### Directions
Take the data below and extract the lines from the one with "void linear_mx(const utx_dit_linear&" to the one with "const int nq", inclusive, exactly as written.

★ ★ ★ ★

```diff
+RT_DEV unsigned long long pt_ballot(bool p) { return __builtin_amdgcn_ballot_w64(p); }
+RT_DEV uint32_t pt_rank_below(unsigned long long m) {
+    return __builtin_amdgcn_mbcnt_hi((uint32_t)(m >> 32), __builtin_amdgcn_mbcnt_lo((uint32_t)m, 0u));
+}
+
+template <int CTRL, int ROW_MASK> RT_DEV int pt_dpp_or_zero(int x) { return __builtin_amdgcn_update_dpp(0, x, CTRL, ROW_MASK, 0xf, false); }
+RT_DEV int pt_prefix(int x, int &total) {
+    int s = x;
+    s += pt_dpp_or_zero<0x111, 0xf>(s);
+    s += pt_dpp_or_zero<0x112, 0xf>(s);
+    s += pt_dpp_or_zero<0x114, 0xf>(s);
+    s += pt_dpp_or_zero<0x118, 0xf>(s);
+    s += pt_dpp_or_zero<0x142, 0xa>(s);
+    s += pt_dpp_or_zero<0x143, 0xc>(s);
+    total = __builtin_amdgcn_readlane(s, 63);
+    return s - x;
+}
+
+struct PtPopStat {
+    unsigned long long pops = 0, paths = 0, words = 0;
+};
+
+RT_DEV uint32_t pt_pop(uint32_t *bm, int *cnt, const uint32_t nw, uint32_t &cursor, bool want, bool from_start = false, PtPopStat *stat = nullptr) {
+    const uint32_t lane = threadIdx.x & 63u;
+    if (from_start) cursor = 0u;
+    const unsigned long long wantmask = pt_ballot(want);
+    const int need = __popcll(wantmask);
+    uint32_t box = 0u;
+    int have = 0;
+    for (uint32_t swept = 0; swept < nw && have < need; swept += 64u) {
+        uint32_t w = cursor + lane;
+        const bool valid = lane < nw;
+        if (w >= nw) w -= nw;
+        const uint32_t v = valid ? bm[w] : 0u;
+        const int pc = __popc(v);
+        int in_sight;
+        const int before = pt_prefix(pc, in_sight);
+        uint32_t next_cursor = cursor + 64u;
+        if (in_sight) {
+            const int open = need - have, room = open - before;
+            uint32_t take = 0u;
+            if (pc > 0 && room > 0) take = room < pc ? pt_low_bits(v, room) : v;
+            uint32_t old = 0u;
+            if (take) old = atomicAnd(&bm[w], ~take) & take;
+            int claimed = in_sight < open ? in_sight : open, first = before < open ? before : open;
+            if (pt_ballot(old != take)) first = pt_prefix(__popc(old), claimed);
+            const unsigned long long cm = pt_ballot(old != 0u);
+            for (unsigned long long m = cm; m; m &= m - 1ull) {
+                const int j = __ffsll((long long)m) - 1;
+                const uint32_t oj = (uint32_t)__builtin_amdgcn_readlane((int)old, j), wj = (uint32_t)__builtin_amdgcn_readlane((int)w, j);
+                const uint32_t fj = (uint32_t)(have + __builtin_amdgcn_readlane(first, j));
+                const bool mine = __builtin_amdgcn_inverse_ballot_w64((unsigned long long)oj);
+                const uint32_t rank = __builtin_amdgcn_mbcnt_lo(oj, fj), behind = (fj + (uint32_t)__popc(oj)) & 63u;
+                const uint32_t to = mine ? rank : behind;
+                box |= (uint32_t)__builtin_amdgcn_ds_permute((int)(to << 2), mine ? (int)(wj * 32u + lane + 1u) : 0);
+            }
+            have += claimed;
+            if (stat) stat->words += __popcll(cm);
+            const unsigned long long tm = pt_ballot(take != 0u);
+            if (tm && have >= need) {
+                const int jl = 63 - __clzll((long long)tm);
+                const uint32_t wl = (uint32_t)__builtin_amdgcn_readlane((int)w, jl), left = (uint32_t)__builtin_amdgcn_readlane((int)(v & ~take), jl);
+                next_cursor = left ? wl : wl + 1u;
+            }
+        }
+        cursor = (uint32_t)__builtin_amdgcn_readfirstlane((int)next_cursor);
+        while (cursor >= nw) cursor -= nw;
+    }
+    if (have && lane == 0) atomicSub(cnt, have);
+    if (stat) { stat->pops++; stat->paths += (unsigned long long)have; }
+    const uint32_t got = (uint32_t)__builtin_amdgcn_ds_bpermute((int)(pt_rank_below(wantmask) << 2), (int)box) - 1u;
+    return want ? got : PT_NONE;
+}
+
+template <class SH> RT_DEV void pt_push(SH &sh, int q, uint32_t l, bool doit) {
+    if (doit) atomicOr(&sh.need[q][l >> 5], 1u << (l & 31u));
+    const unsigned long long m = pt_ballot(doit);
+    if (m && (threadIdx.x & 63u) == 0) atomicAdd(&sh.cnt[q], (int)__popcll(m));
+}
+
+}
+}
diff --git a/raytracing-course-hw_amd/csrc/device/rt_types.h b/raytracing-course-hw_amd/csrc/device/rt_types.h
--- a/raytracing-course-hw_amd/csrc/device/rt_types.h
+++ b/raytracing-course-hw_amd/csrc/device/rt_types.h
@@ -36,6 +36,7 @@
     CNT_P8_LIGHT_REACH = 30,
     CNT_WF_HIST_LIGHT = 32,
     CNT_P6_SLOW_HITS = 32,
+    CNT_P8_POPS = 32,
     CNT_P8_WALK_TIME = 48,
     CNT_P8_LEAF_ITERS = 54,
     CNT_P8_LIGHT_HITS = 58,
diff --git a/raytracing-course-hw_amd/csrc/rtamd_api.hip b/raytracing-course-hw_amd/csrc/rtamd_api.hip
--- a/raytracing-course-hw_amd/csrc/rtamd_api.hip
+++ b/raytracing-course-hw_amd/csrc/rtamd_api.hip
@@ -453,6 +453,11 @@
         const unsigned long long *handoff = h_cnt + CNT_P8_HANDOFF_TIME, tests = h_cnt[CNT_P8_LIGHT_TESTS], hits = h_cnt[CNT_P8_LIGHT_HITS], *reach = h_cnt + CNT_P8_LIGHT_REACH;
         fprintf(stderr, "[rtamd]   closest-hit walker's hand-off points: %llu; of their time: publishing finished walks %.1f %%, taking new ones from the bitmap %.1f %%, reading their rays %.1f %% (the rest: the test itself)\n",
                 h_cnt[CNT_P8_HANDOFFS], 100.0 * handoff[0] / nz(h_cnt[CNT_P8_WALK_TIME]), 100.0 * handoff[1] / nz(h_cnt[CNT_P8_WALK_TIME]), 100.0 * handoff[2] / nz(h_cnt[CNT_P8_WALK_TIME]));
+        for (int q = 0; q < 3; q++) {
+            const unsigned long long *pop = h_cnt + CNT_P8_POPS + 3 * q;
+            fprintf(stderr, "[rtamd]   pops of the %s queue: %llu, %.1f paths from %.2f claimed words each\n", q == 0 ? "closest-hit" : q == 1 ? "light" : "shade",
+                    pop[0], (double)pop[1] / nz(pop[0]), (double)pop[2] / nz(pop[0]));
+        }
         fprintf(stderr, "[rtamd]   light tests %llu (%.2f per light sum), hits %llu (%.2f per light sum); triangle tests of closest-hit walks %llu (%.2f per query)\n",
                 tests, (double)tests / nz(n_light), hits, (double)hits / nz(n_light), h_cnt[CNT_TRI_TESTS] - tests, (double)(h_cnt[CNT_TRI_TESTS] - tests) / nz(h_cnt[CNT_CLOSEST]));
         fprintf(stderr, "[rtamd]   light sums whose walk ends at the light tree's root %llu (%.1f %%), one level below it %llu (%.1f %%); settled by the shader: level %d\n",
```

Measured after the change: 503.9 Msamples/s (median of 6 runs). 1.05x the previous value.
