DemEngine::DemEngine()
{
  int ndev = 0;
  hipError_t e = hipGetDeviceCount(&ndev);
  if (e != hipSuccess || ndev == 0)
    fail("sedifoam_amd: no HIP device available (%s) -- this library has no CPU path",
         e == hipSuccess ? "device count 0" : hipGetErrorString(e));
  SF_HIP(hipStreamCreateWithFlags(&own_stream_, hipStreamNonBlocking));
  stream_ = own_stream_;
  SF_HIP(hipMalloc(&own_flags_, sizeof(int) * F_NFLAGS));
  d_flags_ = own_flags_;
  SF_HIP(hipMalloc(&count64_, sizeof(unsigned long long)));
  SF_HIP(hipHostMalloc(&h_flags_, sizeof(int) * F_NFLAGS));
  memset(h_flags_, 0, sizeof(int) * F_NFLAGS);
  SF_HIP(hipMemsetAsync(d_flags_, 0, sizeof(int) * F_NFLAGS, stream_));
  SF_HIP(hipEventCreate(&ev0_));
  SF_HIP(hipEventCreate(&ev1_));
  SF_HIP(hipEventCreateWithFlags(&ev_flags_, hipEventDisableTiming));
  opt_tile_ = env_int("SF_TILE", opt_tile_);
  opt_xcd_remap_ = env_int("SF_XCD_REMAP", opt_xcd_remap_);
  SF_HIP(hipMalloc(&d_xcd_time_, sizeof(int) * 1024));
  SF_HIP(hipHostMalloc(&h_xcd_time_, sizeof(int) * 1024));
  for (int k = 0; k < 512; k++) h_xcd_time_[512 + k] = (k & 63) == 0 ? INT_MAX : 0;
  SF_HIP(hipMemcpyAsync(d_xcd_time_ + 512, h_xcd_time_ + 512, sizeof(int) * 512, hipMemcpyHostToDevice, stream_));
  xcd_auto_ = env_flag("SF_XCD_BALANCE", xcd_auto_);
  if (const char* e = env_str("SF_XCD_WEIGHTS")) {
    double w[8];
    if (sscanf(e, "%lf,%lf,%lf,%lf,%lf,%lf,%lf,%lf", &w[0], &w[1], &w[2], &w[3], &w[4], &w[5], &w[6], &w[7]) == 8) {
      for (int x = 0; x < 8; x++) xcd_weight_[x] = w[x] > 0.0 ? w[x] : 1.0;
      xcd_weighted_ = true;
      xcd_auto_ = false;
    }
  }
  opt_lds_ = env_int("SF_LDS", opt_lds_);
  roots_ = !opt_lds_;
  if ((opt_sub_env_ = env_override("SF_SUB", opt_sub_))) opt_sub_ = std::max(1, opt_sub_);
  hist_mode_env_ = env_int("SF_HIST_COPIES", hist_mode_env_);
  hist_in_place_env_ = env_flag("SF_HIST_IN_PLACE", hist_in_place_env_);
  build_lds_env_ = env_flag("SF_BUILD_LDS", build_lds_env_);
  rank_permute_env_ = env_flag("SF_RANK_PERMUTE", rank_permute_env_);
  build_quad_set_ = env_override("SF_BUILD_QUAD", build_quad_env_);
  ghost_defer_env_ = env_flag("SF_GHOST_DEFER", ghost_defer_env_);
  park_margin_env_ = env_int("SF_PARK_MARGIN", park_margin_env_);
  touch_prefetch_env_ = env_int("SF_TOUCH_PREFETCH", touch_prefetch_env_);
  touch_first_env_ = env_int("SF_TOUCH_FIRST", touch_first_env_);
  nt_policy_env_ = env_int("SF_NT_POLICY", nt_policy_env_);
  opt_lpa_ = env_int("SF_LPA", opt_lpa_);
  opt_ghost_free_ = env_int("SF_GHOST_FREE", opt_ghost_free_);
  predict_.on = env_flag("SF_QUEUE_PREDICT", predict_.on);
  memset(&gran_, 0, sizeof(gran_));
  memset(&cohe_, 0, sizeof(cohe_));
  memset(&lub_, 0, sizeof(lub_));
  per_atom_ = {&xr_[0], &xr_[1], &vm_[0], &vm_[1], &om_[0], &om_[1], &force_, &torque_, &tag_, &type_,
               &mask_, &foamCpuId_, &fdrag_, &DuDt_, &vOld_, &xhold_, &extra_, &wshear_, &wtouch_, &gsrc_, &gshift_,
               &neigh_, &numneigh_, &shear_[0], &shear_[1], &neigh_old_, &numneigh_old_, &ptag_, &tmp4_,
               &tmpd_, &tmpi_, &keys_, &keys_alt_, &perm_, &perm_alt_, &keys64_, &keys64_alt_,
               &sendlist_[0], &sendlist_[1], &leave_, &nloc_, &isb_, &hist_perm_, &bmask_, &tmp4b_, &tmp4c_,
               &tmpi_b_, &tmpi_c_, &tmpi_d_, &fdrag_alt_, &DuDt_alt_, &vOld_alt_, &extra_alt_, &wtouch_alt_};
}
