struct Builder {
    utx_plan* plan;
    const utx_dit_config& c;
    const utx_dit_workspace& w;
    int D, H, S, S_pad;
    long Kmax;
    int rc;
    Builder(utx_plan* p, const utx_dit_config& c_, const utx_dit_workspace& w_) : plan(p), c(c_), w(w_), rc(0) {
        H = c.num_heads; D = H * 128; S = c.S_txt + c.S_img; S_pad = (S + 63) / 64 * 64; Kmax = (long)(1 + c.mlp_ratio) * D;
    }
    void chk(int r) { if (r != 0 && rc == 0) rc = r; }

    utx_gemm_desc gemm_desc(const void* A, long lda, int M, int K, const void* B, int N, void* C, long ldc, const void* bias) const {
        utx_gemm_desc d; memset(&d, 0, sizeof(d));
        d.A = A; d.lda = lda; d.B = B; d.ldb = K;
        d.K2 = 0; d.lora_n_limit = 0; d.lora_seg_n = 128;
        d.M = M; d.N = N; d.K = K;
        d.alpha = 1.0f; d.bias = bias; d.gelu_from = N;
        d.C = C; d.ldc = ldc; d.n_split = N;
        return d;
    }
    void add_gemm(utx_gemm_desc d, bool main_stream) { (void)main_stream; chk(utx_plan_add_gemm(plan, &d)); }
    void linear(const utx_dit_linear& L, const void* A, long lda, int M, int K, int N, void* C, long ldc, bool main_stream, const void* T, int lora_limit, int lora_seg,
                int gelu_from = -1, const void* gate = nullptr, const void* res = nullptr, long ldres = 0, int n_split = -1, void* C1 = nullptr, long ldc1 = 0) {
        utx_gemm_desc d = gemm_desc(A, lda, M, K, L.w, N, C, ldc, L.b);
        if (L.lora_A && L.lora_rp > 0) {
            const int nr = L.lora_nseg * L.lora_rp;
            utx_gemm_desc d0 = gemm_desc(A, lda, M, K, L.lora_A, nr, (void*)T, 3L * c.lora_rank_padded, nullptr);
            d0.alpha = L.lora_alpha;
            add_gemm(d0, main_stream);
            d.A2 = T; d.lda2 = 3L * c.lora_rank_padded; d.B2 = L.lora_B; d.ldb2 = L.lora_rp; d.K2 = L.lora_rp;
            d.lora_n_limit = lora_limit > 0 ? lora_limit : N;
            d.lora_seg_n = lora_seg > 0 ? lora_seg : N;
        }
        if (gelu_from >= 0) d.gelu_from = gelu_from;
        d.gate = gate;
        if (gate) { d.res = res; d.ldres = ldres; }
        if (n_split >= 0) d.n_split = n_split;
        if (C1) { d.C1 = C1; d.ldc1 = ldc1; }
        add_gemm(d, main_stream);
    }
    void lnmod(const void* x, void* y, const void* shift, const void* scale, int n_tok, int mxq_row0 = -1) {
        utx_ln_mod_desc d; memset(&d, 0, sizeof(d));
        d.x = x; d.ldx = D; d.shift = shift; d.scale = scale; d.y = y; d.ldy = D; d.n_tok = n_tok; d.D = D; d.eps = 1e-6f;
        if (mxq_row0 >= 0) { d.q = (char*)w.aq + (long)mxq_row0 * Kmax; d.ldq = Kmax; d.qs = w.asp; d.qs_row_blocks = w.asp_row_blocks; }
        chk(utx_plan_add_ln_mod(plan, &d));
    }
    static bool shape_packed(int M, int N, int n_split = -1, int gelu_from = -1) {
        if (N % 256 || (n_split >= 0 && n_split < N && n_split % 256) || (gelu_from >= 0 && gelu_from < N && gelu_from % 256)) return false;
        return (long)((M + 255) / 256) * (N / 256) >= 192;
    }
    bool is_mx(const utx_dit_linear& L) const { return c.fp8 && L.q; }
    bool is_packed(const utx_dit_linear& L, int M, int N, int n_split = -1, int gelu_from = -1) const { return is_mx(L) && L.sp && shape_packed(M, N, n_split, gelu_from); }
    void quant(const void* x, long ldx, void* q, long ldq, void* s, long lds_or_rb, int M, int K, int packed) { chk(utx_plan_add_quant_mx8(plan, x, ldx, q, ldq, s, lds_or_rb, M, K, packed)); }
    struct MxOpt { int quant_cols; int a_col0; bool q_out; MxOpt() : quant_cols(-1), a_col0(0), q_out(false) {} };
    void linear_mx(const utx_dit_linear& L, bool packed, MxOpt o, int row0, const void* A, long lda, int M, int K, int N, void* C, long ldc, int gelu_from = -1,
                   const void* gate = nullptr, const void* res = nullptr, long ldres = 0, int n_split = -1, void* C1 = nullptr, long ldc1 = 0) {
        char* aqv = (char*)w.aq + (long)row0 * Kmax + (packed ? o.a_col0 : 0);
        utx_gemm_desc d = gemm_desc(aqv, Kmax, M, K, L.q, N, C, ldc, L.b);
        if (packed) {
            char* asv = (char*)w.asp + (long)(o.a_col0 / 128) * w.asp_row_blocks * 512;
            const int nq = o.quant_cols < 0 ? K : o.quant_cols;
            if (nq > 0) quant(A, lda, aqv, Kmax, asv, w.asp_row_blocks, M, nq, 1);
            d.a_scale = asv; d.lds_a = w.asp_row_blocks; d.b_scale = L.sp; d.lds_b = L.sp_row_blocks; d.mx8 = 2;
            if (o.q_out) { d.q_out = (char*)w.aq + (long)row0 * Kmax + D; d.ldq_out = Kmax; d.qs_out = w.asp; d.qs_out_rb = w.asp_row_blocks; d.q_out_kt0 = D / 128; }
        } else {
            char* asv = (char*)w.as_rm + (long)row0 * (Kmax / 32);
            quant(A, lda, aqv, Kmax, asv, Kmax / 32, M, K, 0);
            d.a_scale = asv; d.lds_a = Kmax / 32; d.b_scale = L.s; d.lds_b = L.lds_s; d.mx8 = 1;
        }
        if (gelu_from >= 0) d.gelu_from = gelu_from;
        d.gate = gate;
        if (gate) { d.res = res; d.ldres = ldres; }
        if (n_split >= 0) d.n_split = n_split;
        if (C1) { d.C1 = C1; d.ldc1 = ldc1; }
        add_gemm(d, true);
    }
// ... 105 lines not shown
        const bool f_sgl = fuse && p_qkvm && p_out;
        b.lnmod(h, (void*)xn, chunk(o, 0), chunk(o, 1), S, f_sgl ? 0 : -1);
        if (pruned && c.fp8 && B.qkvm.q && B.qkvm.sp && B.out.q && B.out.sp && Builder::shape_packed(n_out, D) && Builder::shape_packed(S, 2 * D)) {
            if (!ws->aq2 || !ws->asp2 || ws->asp2_row_blocks < (n_out + 127) / 128) { b.chk(-2); break; }
            const int r0 = S_txt, r1 = S_txt + n_out;
            const utx_dit_linear& L = B.qkvm;
            cptr Wq = (cptr)L.q, bm = (cptr)L.b;
            const long Kmax = b.Kmax;
            auto sp_rows = [&](const utx_dit_linear& X, int row) { return (const void*)((cptr)X.sp + (long)(row / 128) * 512); };
            auto mx_desc = [&](const void* A, int M, int K, const void* Bq, int N, void* Cc, long ldc, const void* bias, const void* as_, int a_rb, const void* bs_, int b_rb) {
                utx_gemm_desc d = b.gemm_desc(A, Kmax, M, K, Bq, N, Cc, ldc, bias);
                d.a_scale = as_; d.lds_a = a_rb; d.b_scale = bs_; d.lds_b = b_rb; d.mx8 = 2;
                return d;
            };
            b.quant(xn, D, ws->aq, Kmax, ws->asp, ws->asp_row_blocks, S, D, 1);
            b.add_gemm(mx_desc(ws->aq, S, D, Wq + (long)D * D, 2 * D, (void*)off(qkv, D), 3L * D, off(bm, D), ws->asp, ws->asp_row_blocks, sp_rows(L, D), L.sp_row_blocks), true);
            b.quant(off(xn, (long)r0 * D), D, ws->aq2, Kmax, ws->asp2, ws->asp2_row_blocks, n_out, D, 1);
            b.add_gemm(mx_desc(ws->aq2, n_out, D, Wq, D, (void*)off(qkv, (long)r0 * 3 * D), 3L * D, bm, ws->asp2, ws->asp2_row_blocks, sp_rows(L, 0), L.sp_row_blocks), true);
            {
                utx_gemm_desc d = mx_desc(ws->aq2, n_out, D, Wq + 3L * D * D, MR * D, (void*)off(cat, (long)r0 * ldcat + D), ldcat, off(bm, 3L * D), ws->asp2, ws->asp2_row_blocks,
                                          sp_rows(L, 3 * D), L.sp_row_blocks);
                d.gelu_from = 0;
                b.add_gemm(d, true);
            }
            b.qkvpost(qkv, B.nq, B.nk, S, 0);
            b.attn((void*)off(cat, (long)r0 * ldcat), ldcat, r0, r1);
            b.quant(off(cat, (long)r0 * ldcat), ldcat, ws->aq2, Kmax, ws->asp2, ws->asp2_row_blocks, n_out, (int)Kmax, 1);
            {
                utx_gemm_desc d = mx_desc(ws->aq2, n_out, (int)Kmax, B.out.q, D, (void*)off(h, (long)r0 * D), D, B.out.b, ws->asp2, ws->asp2_row_blocks, B.out.sp, B.out.sp_row_blocks);
                d.gate = chunk(o, 2); d.res = off(h, (long)r0 * D); d.ldres = D;
                b.add_gemm(d, true);
            }
            continue;
        }
        if (pruned) {
            const int r0 = S_txt, r1 = S_txt + n_out;
            const utx_dit_linear& L = B.qkvm;
            cptr Wm = (cptr)L.w, bm = (cptr)L.b;
            const bool lora = L.lora_A && L.lora_rp > 0;
            const int R = L.lora_rp;
            const long ldT = 3L * c.lora_rank_padded;
            if (lora) {
                utx_gemm_desc d0 = b.gemm_desc(xn, D, S, D, L.lora_A, 3 * R, (void*)T, ldT, nullptr);
                d0.alpha = L.lora_alpha;
                b.add_gemm(d0, true);
            }
            {
                utx_gemm_desc d = b.gemm_desc(xn, D, S, D, off(Wm, (long)D * D), 2 * D, (void*)off(qkv, D), 3L * D, off(bm, D));
                if (lora) { d.A2 = off(T, R); d.lda2 = ldT; d.B2 = off(L.lora_B, (long)D * R); d.ldb2 = R; d.K2 = R; d.lora_n_limit = 2 * D; d.lora_seg_n = D; }
                b.add_gemm(d, true);
            }
            {
                utx_gemm_desc d = b.gemm_desc(off(xn, (long)r0 * D), D, r1 - r0, D, Wm, D, (void*)off(qkv, (long)r0 * 3 * D), 3L * D, bm);
                if (lora) { d.A2 = off(T, (long)r0 * ldT); d.lda2 = ldT; d.B2 = L.lora_B; d.ldb2 = R; d.K2 = R; d.lora_n_limit = D; d.lora_seg_n = D; }
                b.add_gemm(d, true);
            }
            {
                utx_gemm_desc d = b.gemm_desc(off(xn, (long)r0 * D), D, r1 - r0, D, off(Wm, 3L * D * D), MR * D, (void*)off(cat, (long)r0 * ldcat + D), ldcat, off(bm, 3L * D));
                d.gelu_from = 0;
                b.add_gemm(d, true);
            }
            b.qkvpost(qkv, B.nq, B.nk, S, 0);
            b.attn((void*)off(cat, (long)r0 * ldcat), ldcat, r0, r1);
            {
                utx_gemm_desc d = b.gemm_desc(off(cat, (long)r0 * ldcat), ldcat, r1 - r0, (1 + MR) * D, B.out.w, D, (void*)off(h, (long)r0 * D), D, B.out.b);
                d.gate = chunk(o, 2); d.res = off(h, (long)r0 * D); d.ldres = D;
                b.add_gemm(d, true);
            }
            continue;
        }
        Builder::MxOpt o_qkvm, o_out;
        if (f_sgl) { o_qkvm.quant_cols = 0; o_qkvm.q_out = true; o_out.quant_cols = D; }
        if (x_qkvm) b.linear_mx(B.qkvm, p_qkvm, o_qkvm, 0, xn, D, S, D, (3 + MR) * D, (void*)qkv, 3L * D, 3 * D, nullptr, nullptr, 0, 3 * D, (void*)off(cat, D), ldcat);
        else b.linear(B.qkvm, xn, D, S, D, (3 + MR) * D, (void*)qkv, 3L * D, true, T, 3 * D, D, 3 * D, nullptr, nullptr, 0, 3 * D, (void*)off(cat, D), ldcat);
        b.qkvpost(qkv, B.nq, B.nk, S, 0);
        b.attn((void*)cat, ldcat, 0, S);
        if (x_out) b.linear_mx(B.out, p_out, o_out, 0, cat, ldcat, S, (1 + MR) * D, D, (void*)h, D, -1, chunk(o, 2), h, D);
        else b.linear(B.out, cat, ldcat, S, (1 + MR) * D, D, (void*)h, D, true, T, 0, 0, -1, chunk(o, 2), h, D);
    }
    b.lnmod(h_x, xn_x, chunk(wt->mod_out, 1), chunk(wt->mod_out, 0), n_out);
    b.linear(wt->proj_out, xn_x, D, n_out, D, c.in_channels, ws->out, c.in_channels, true, nullptr, 0, 0);
    if (b.rc) { utx_plan_free(plan); return b.rc; }
    utx_plan_assign_sk(plan, ws->sk_work, ws->sk_work_bytes, ncu);
    *out = plan;
    return 0;
}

★ ★ ★ ★

### Written answer
    void linear_mx(const utx_dit_linear& L, bool packed, MxOpt o, int row0, const void* A, long lda, int M, int K, int N, void* C, long ldc, int gelu_from = -1,
                   const void* gate = nullptr, const void* res = nullptr, long ldres = 0, int n_split = -1, void* C1 = nullptr, long ldc1 = 0) {
        char* aqv = (char*)w.aq + (long)row0 * Kmax + (packed ? o.a_col0 : 0);
        utx_gemm_desc d = gemm_desc(aqv, Kmax, M, K, L.q, N, C, ldc, L.b);
        if (packed) {
            char* asv = (char*)w.asp + (long)(o.a_col0 / 128) * w.asp_row_blocks * 512;
            const int nq = o.quant_cols < 0 ? K : o.quant_cols;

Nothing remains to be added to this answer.